• WORK ORDER: Look through the entries below and say how many lines contain the string "sums". Give the number only.

• SOURCE INFORMATION:
template <int QW>
__global__ __launch_bounds__(QW * 64) void nnm_kernel(MArgs args) {
    extern __shared__ __attribute__((aligned(16))) uint8_t lds[];
    unsigned char *qtile = (unsigned char *)(lds + NNM_LISTS);
    __shared__ float s_r2[QW], s_sum[QW];
    const bool pairwise = args.pn2 > 0;
    const int dir = pairwise ? (int)(blockIdx.z & 1) : (int)blockIdx.z;
    const MDir A = args.d[dir];
    const int pi = pairwise ? (int)(blockIdx.z >> 1) : 0, pj = (int)blockIdx.y;
    const int bi = pairwise ? 0 : (int)blockIdx.y;
    const int nq = A.nq, nc = A.nc;
    const bool sums = args.part != nullptr;
    const size_t part_at = pairwise ? (((size_t)pi * args.pn2 + pj) * 2 + dir) * gridDim.x + blockIdx.x
                                    : ((size_t)bi * 2 + dir) * gridDim.x + blockIdx.x;
    const size_t unit = pairwise ? (size_t)pi * args.pn2 + pj : (size_t)bi;
    auto publish = [&](float t) {
        if (args.ticket == nullptr) { args.part[part_at] = t; return; }
        __hip_atomic_store(&args.part[part_at], t, __ATOMIC_RELAXED, __HIP_MEMORY_SCOPE_AGENT);
        asm volatile("s_waitcnt vmcnt(0)" ::: "memory");
        const unsigned nwg2 = 2u * gridDim.x;
        const unsigned old = __hip_atomic_fetch_add(&args.ticket[unit], 1u, __ATOMIC_RELAXED, __HIP_MEMORY_SCOPE_AGENT);
        if (old == nwg2 - 1) {
            const float *p = args.part + unit * nwg2;
            float s1 = 0.f, s2 = 0.f;
            for (unsigned x0 = 0; x0 < gridDim.x; x0 += 4) {
                float v1[4], v2[4];
#pragma unroll
                for (unsigned u = 0; u < 4; ++u) {
                    const unsigned x = min(x0 + u, gridDim.x - 1);
                    v1[u] = __hip_atomic_load(&p[x], __ATOMIC_RELAXED, __HIP_MEMORY_SCOPE_AGENT);
                    v2[u] = __hip_atomic_load(&p[gridDim.x + x], __ATOMIC_RELAXED, __HIP_MEMORY_SCOPE_AGENT);
                }
#pragma unroll
                for (unsigned u = 0; u < 4; ++u)
                    if (x0 + u < gridDim.x) { s1 += v1[u]; s2 += v2[u]; }
            }
            args.cd[unit] = s1 / (float)args.d[0].nq + s2 / (float)args.d[1].nq;
            __hip_atomic_store(&args.ticket[unit], 0u, __ATOMIC_RELAXED, __HIP_MEMORY_SCOPE_AGENT);
        }
    };
    if ((int)blockIdx.x * QW * 32 >= nq) {
        if (sums && threadIdx.x == 0) publish(0.f);
        return;
    }
    const int tid = threadIdx.x, lane = tid & 63, h = lane >> 5;
    const int wave = __builtin_amdgcn_readfirstlane(tid >> 6);
#ifdef DPF_PROFILE
    unsigned long long *prof_at = nullptr;
    if (args.prof != nullptr && blockIdx.y < 2 && blockIdx.z == 0 && gridDim.x <= 4)
        prof_at = args.prof + ((size_t)(blockIdx.y * gridDim.x + blockIdx.x) * QW + wave) * 16;
#endif
    DPF_T(0)
    const int qt = blockIdx.x * QW + wave;
    const int nqt = tiles_of(nq), nct = tiles_of(nc);
    const bool wave_live = qt < nqt;
    const size_t qcloud = pairwise ? (size_t)(dir == 0 ? pi : pj) * A.qstride : (size_t)bi * A.qstride;
    const size_t ccloud = pairwise ? (size_t)(dir == 0 ? pj : pi) * A.cstride : (size_t)bi * A.cstride;
    const float *__restrict__ cpts = A.c + ccloud;
    const int j = qt * 32 + (lane & 31);
    const float *qsrc = A.q + qcloud + (size_t)min(j, nq - 1) * 3;
    const float qx = qsrc[0], qy = qsrc[1], qz = qsrc[2];
    constexpr int KPT = CT * 32 / (QW * 64);
    const int npass = (nct + CT - 1) / CT;
    float px[KPT], py[KPT], pz[KPT];
#pragma unroll
    for (int k = 0; k < KPT; ++k) {
        const int p = tid + k * QW * 64;
        px[k] = 0.f; py[k] = 0.f; pz[k] = 0.f;
        if (p < nc) { const float *src = cpts + (size_t)p * 3; px[k] = src[0]; py[k] = src[1]; pz[k] = src[2]; }
    }
    float mux, muy, muz;
    {
        const float *src = cpts + (size_t)min(lane, nc - 1) * 3;
        mux = src[0]; muy = src[1]; muz = src[2];
        for (int d = 32; d > 0; d >>= 1) { mux += __shfl_xor(mux, d); muy += __shfl_xor(muy, d); muz += __shfl_xor(muz, d); }
        mux *= 0.015625f; muy *= 0.015625f; muz *= 0.015625f;
    }
    const float qcx = qx - mux, qcy = qy - muy, qcz = qz - muz;
    const uint4 bq = query_fragment(qcx, qcy, qcz, h);
    const float INF_ = __builtin_inff();
    float r2 = j < nq ? (qcx * qcx + qcy * qcy) + qcz * qcz : 0.f;
    r2 = nn_not_finite(r2) ? INF_ : r2;
    DPF_T(1)
    if (nct > CT)
        for (int p = tid; p < nc; p += QW * 64) {
            const float *src = cpts + (size_t)p * 3;
            const float x = src[0] - mux, y = src[1] - muy, z = src[2] - muz;
            const float cn = (x * x + y * y) + z * z;
            r2 = nn_not_finite(cn) ? INF_ : fmaxf(r2, cn);
        }

    uint4 *sfrag = (uint4 *)lds;
    float *spts = (float *)(lds + NNM_PTS);
    auto put = [&](int pl, bool live, float x, float y, float z) {
        const int t = pl >> 5, i = pl & 31;
        uint4 f0, f1;
        const float cx = live ? x - mux : 0.f, cy = live ? y - muy : 0.f, cz = live ? z - muz : 0.f;
        cand_fragment(cx, cy, cz, live, f0, f1);
        sfrag[t * 64 + i] = f0;
        sfrag[t * 64 + 32 + i] = f1;
        spts[t * PROW + i] = live ? x : 3.0e38f; spts[t * PROW + 32 + i] = live ? y : 3.0e38f; spts[t * PROW + 64 + i] = live ? z : 3.0e38f;
        return (cx * cx + cy * cy) + cz * cz;
    };
    {
        const int tn = min(CT, nct);
        int tidp = tid;
        asm volatile("" : "+v"(tidp));
#pragma unroll
        for (int k = 0; k < KPT; ++k) {
            const int pl = tidp + k * QW * 64;
            if ((pl >> 5) < tn) {
                const float cn = put(pl, pl < nc, px[k], py[k], pz[k]);
                r2 = nn_not_finite(cn) ? INF_ : fmaxf(r2, cn);
            }
        }
    }
    DPF_T(2)
    const float r2w = u2f(wave_max_u32(f2u(r2)));
    if (lane == 0) s_r2[wave] = r2w;
    __syncthreads();
    float tau;
    bool slow;
    {
        float m = s_r2[0];
#pragma unroll
        for (int w = 1; w < QW; ++w) m = fmaxf(m, s_r2[w]);
        tau = m * 2.44140625e-4f;
        slow = nn_not_finite(m);
    }
    DPF_T(3)

    unsigned short *wl = (unsigned short *)(lds + NNM_LISTS + QW * SCH * 64) + (size_t)wave * WCAP;
    uint2 *res = (uint2 *)(qtile + (size_t)wave * SCH * 64);
    float smin = __builtin_inff();
    float best = __builtin_inff();
    int bidx = INT_MAX;
    for (int pass = 0; pass < (slow ? 0 : npass); ++pass) {
        const int t0 = pass * CT, tn = min(CT, nct - t0);
        if (pass > 0) {
            __syncthreads();
            int tidp = tid;
            asm volatile("" : "+v"(tidp));
#pragma unroll
            for (int k = 0; k < KPT; ++k) {
                const int pl = tidp + k * QW * 64, p = t0 * 32 + pl;
                if ((pl >> 5) < tn) {
                    const bool live = p < nc;
                    float x = 0.f, y = 0.f, z = 0.f;
                    if (live) { const float *src = cpts + (size_t)p * 3; x = src[0]; y = src[1]; z = src[2]; }
                    put(pl, live, x, y, z);
                }
            }
            __syncthreads();
        }
        if (wave_live) {
            for (int c0 = 0; c0 < tn; c0 += SCH) {
                const int cn = min(SCH, tn - c0);
                float mt[SCH];
                if (cn == SCH) {
                    const uint4 *fr = sfrag + c0 * 64 + lane;
                    if constexpr (QW < 16) {
                        uint4 fa = fr[0], fb = fr[64];
                        f32x16 a = mfma(fa, bq);
                        fa = fr[2 * 64];
#pragma unroll
                        for (int u = 0; u < SCH; u += 2) {
                            const f32x16 b = mfma(fb, bq);
                            if (u + 3 < SCH) fb = fr[(u + 3) * 64];
                            __builtin_amdgcn_sched_barrier(0);
                            mt[u] = tile_min(a);
                            __builtin_amdgcn_sched_barrier(0);
                            if (u + 2 < SCH) {
                                a = mfma(fa, bq);
                                if (u + 4 < SCH) fa = fr[(u + 4) * 64];
                            }
                            __builtin_amdgcn_sched_barrier(0);
                            mt[u + 1] = tile_min(b);
                            __builtin_amdgcn_sched_barrier(0);
                        }
                    } else {
                        f32x16 a = mfma(fr[0], bq);
#pragma unroll
                        for (int u = 0; u < SCH; u += 2) {
                            const f32x16 b = mfma(fr[(u + 1) * 64], bq);
                            __builtin_amdgcn_sched_barrier(0);
                            mt[u] = tile_min(a);
                            __builtin_amdgcn_sched_barrier(0);
                            if (u + 2 < SCH) a = mfma(fr[(u + 2) * 64], bq);
                            __builtin_amdgcn_sched_barrier(0);
                            mt[u + 1] = tile_min(b);
                            __builtin_amdgcn_sched_barrier(0);
                        }
                    }
                } else {
                    auto frag = [&](int u) { return sfrag[(c0 + min(u, cn - 1)) * 64 + lane]; };
                    f32x16 a = mfma(frag(0), bq);
#pragma unroll
                    for (int u = 0; u < SCH; u += 2) {
                        const f32x16 b = mfma(frag(u + 1), bq);
                        __builtin_amdgcn_sched_barrier(0);
                        mt[u] = tile_min(a);
                        __builtin_amdgcn_sched_barrier(0);
                        if (u + 2 < SCH) a = mfma(frag(u + 2), bq);
                        __builtin_amdgcn_sched_barrier(0);
                        mt[u + 1] = tile_min(b);
                        __builtin_amdgcn_sched_barrier(0);
                    }
                }
                DPF_T(4 + 5 * (c0 / SCH))
                float cm = fminf(fminf(mt[0], mt[1]), mt[2]);
#pragma unroll
                for (int u = 3; u + 1 < SCH; u += 2) cm = fminf(fminf(cm, mt[u]), mt[u + 1]);
                cm = fminf(cm, mt[SCH - 1]);
                smin = fminf(smin, cm);
                const float thr = fminf(smin, __shfl_xor(smin, 32)) + tau;
                unsigned smask = 0;
                static_assert(SCH == 32, "the mask is built sixteen tiles at a time, twice");
#define NNM_MK(n) "v_cmp_le_f32 vcc, %" #n ", %17\n\tv_addc_co_u32 %0, vcc, %0, %0, vcc\n\t"
#pragma unroll
                for (int u = 0; u < SCH; u += 16)
                    asm(NNM_MK(1) NNM_MK(2) NNM_MK(3) NNM_MK(4) NNM_MK(5) NNM_MK(6) NNM_MK(7) NNM_MK(8)
                        NNM_MK(9) NNM_MK(10) NNM_MK(11) NNM_MK(12) NNM_MK(13) NNM_MK(14) NNM_MK(15) NNM_MK(16)
                        : "+v"(smask)
                        : "v"(mt[u]), "v"(mt[u + 1]), "v"(mt[u + 2]), "v"(mt[u + 3]), "v"(mt[u + 4]), "v"(mt[u + 5]), "v"(mt[u + 6]),
                          "v"(mt[u + 7]), "v"(mt[u + 8]), "v"(mt[u + 9]), "v"(mt[u + 10]), "v"(mt[u + 11]), "v"(mt[u + 12]),
                          "v"(mt[u + 13]), "v"(mt[u + 14]), "v"(mt[u + 15]), "v"(thr)
                        : "vcc");
#undef NNM_MK
                if (cn < SCH) smask &= ~0u << (SCH - cn);
                const int nsurv = __builtin_popcount(smask);
                DPF_T(5 + 5 * (c0 / SCH))
                int off = (int)wave_scan_add((unsigned)nsurv);
                const int W = __builtin_amdgcn_readlane(off, 63);
                off -= nsurv;
                if (W <= WCAP) {
                    {
                        unsigned mk = smask;
                        for (int e = 0; __builtin_amdgcn_ballot_w64(mk != 0) != 0; ++e) {
                            if (mk != 0) wl[off + e] = (unsigned short)((lane << 8) | (SCH - 1 - __builtin_ctz(mk)));
                            mk &= mk - 1;
                        }
                    }
                    DPF_T(6 + 5 * (c0 / SCH))
                    __builtin_amdgcn_fence(__ATOMIC_RELEASE, "wavefront");
                    __builtin_amdgcn_wave_barrier();
                    for (int i0 = 0; i0 < W; i0 += 64) {
                        const int i = i0 + lane;
                        const unsigned item = wl[min(i, W - 1)];
                        const int sl = (int)(item >> 8), tl = c0 + (int)(item & 255u);
                        const float sx = __shfl(qx, sl), sy = __shfl(qy, sl), sz = __shfl(qz, sl);
                        float m; int k;
                        exact_tile_mk(spts, nc, t0 + tl, tl, sl >> 5, sx, sy, sz, m, k);
                        if (i < W) res[i] = make_uint2(__float_as_uint(m), (unsigned)k);
                    }
                    __builtin_amdgcn_fence(__ATOMIC_RELEASE, "wavefront");
                    __builtin_amdgcn_wave_barrier();
                    DPF_T(7 + 5 * (c0 / SCH))
                    for (int e = 0; __builtin_amdgcn_ballot_w64(e < nsurv) != 0; ++e) {
                        if (e < nsurv) {
                            const uint2 r = res[off + e];
                            const float m = __uint_as_float(r.x);
                            const int k = (int)r.y;
                            const bool better = k != INT_MAX && (m < best || (m == best && k < bidx));
                            best = better ? m : best;
                            bidx = better ? k : bidx;
                        }
                    }
                    __builtin_amdgcn_fence(__ATOMIC_RELEASE, "wavefront");
                    __builtin_amdgcn_wave_barrier();
                    DPF_T(8 + 5 * (c0 / SCH))
                } else {
                    const int smax = (int)wave_max_u32((unsigned)nsurv);
                    unsigned mk = smask;
                    for (int e = 0; e < smax; ++e) {
                        const bool take = mk != 0;
                        const int tl = c0 + (take ? SCH - 1 - __builtin_ctz(mk) : 0);
                        mk &= mk - 1;
                        float b2 = best; int i2 = bidx;
                        exact_tile(spts, nc, t0 + tl, tl, h, qx, qy, qz, b2, i2);
                        if (take) { best = b2; bidx = i2; }
                    }
                }
            }
        }
    }
    if (slow && wave_live)
        nn_reference_scan(cpts, nc, qx, qy, qz, best, bidx);
    if (!wave_live && !sums) return;
    const float od = __shfl_xor(best, 32);
    const int oi = __shfl_xor(bidx, 32);
    if (od < best || (od == best && oi < bidx)) { best = od; bidx = oi; }
    int tid_out = threadIdx.x;
    asm volatile("" : "+v"(tid_out));
    const int j_out = (blockIdx.x * QW + (tid_out >> 6)) * 32 + (tid_out & 31);
    if (!pairwise) {
        if (wave_live && h == 0 && j_out < nq) {
            A.dist[(size_t)bi * nq + j_out] = best;
            A.idx[(size_t)bi * nq + j_out] = bidx;
        }
        if (!sums) return;
    }
    DPF_T(14)
    float sum = (wave_live && h == 0 && j_out < nq) ? best : 0.f;
    for (int d = 16; d > 0; d >>= 1) sum += __shfl_xor(sum, d);
    if (lane == 0) s_sum[wave] = sum;
    __syncthreads();
    if (tid == 0) {
        float t = s_sum[0];
#pragma unroll
        for (int w = 1; w < QW; ++w) t += s_sum[w];
        publish(t);
    }
    DPF_T(15)
}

• TASK RESPONSE: 4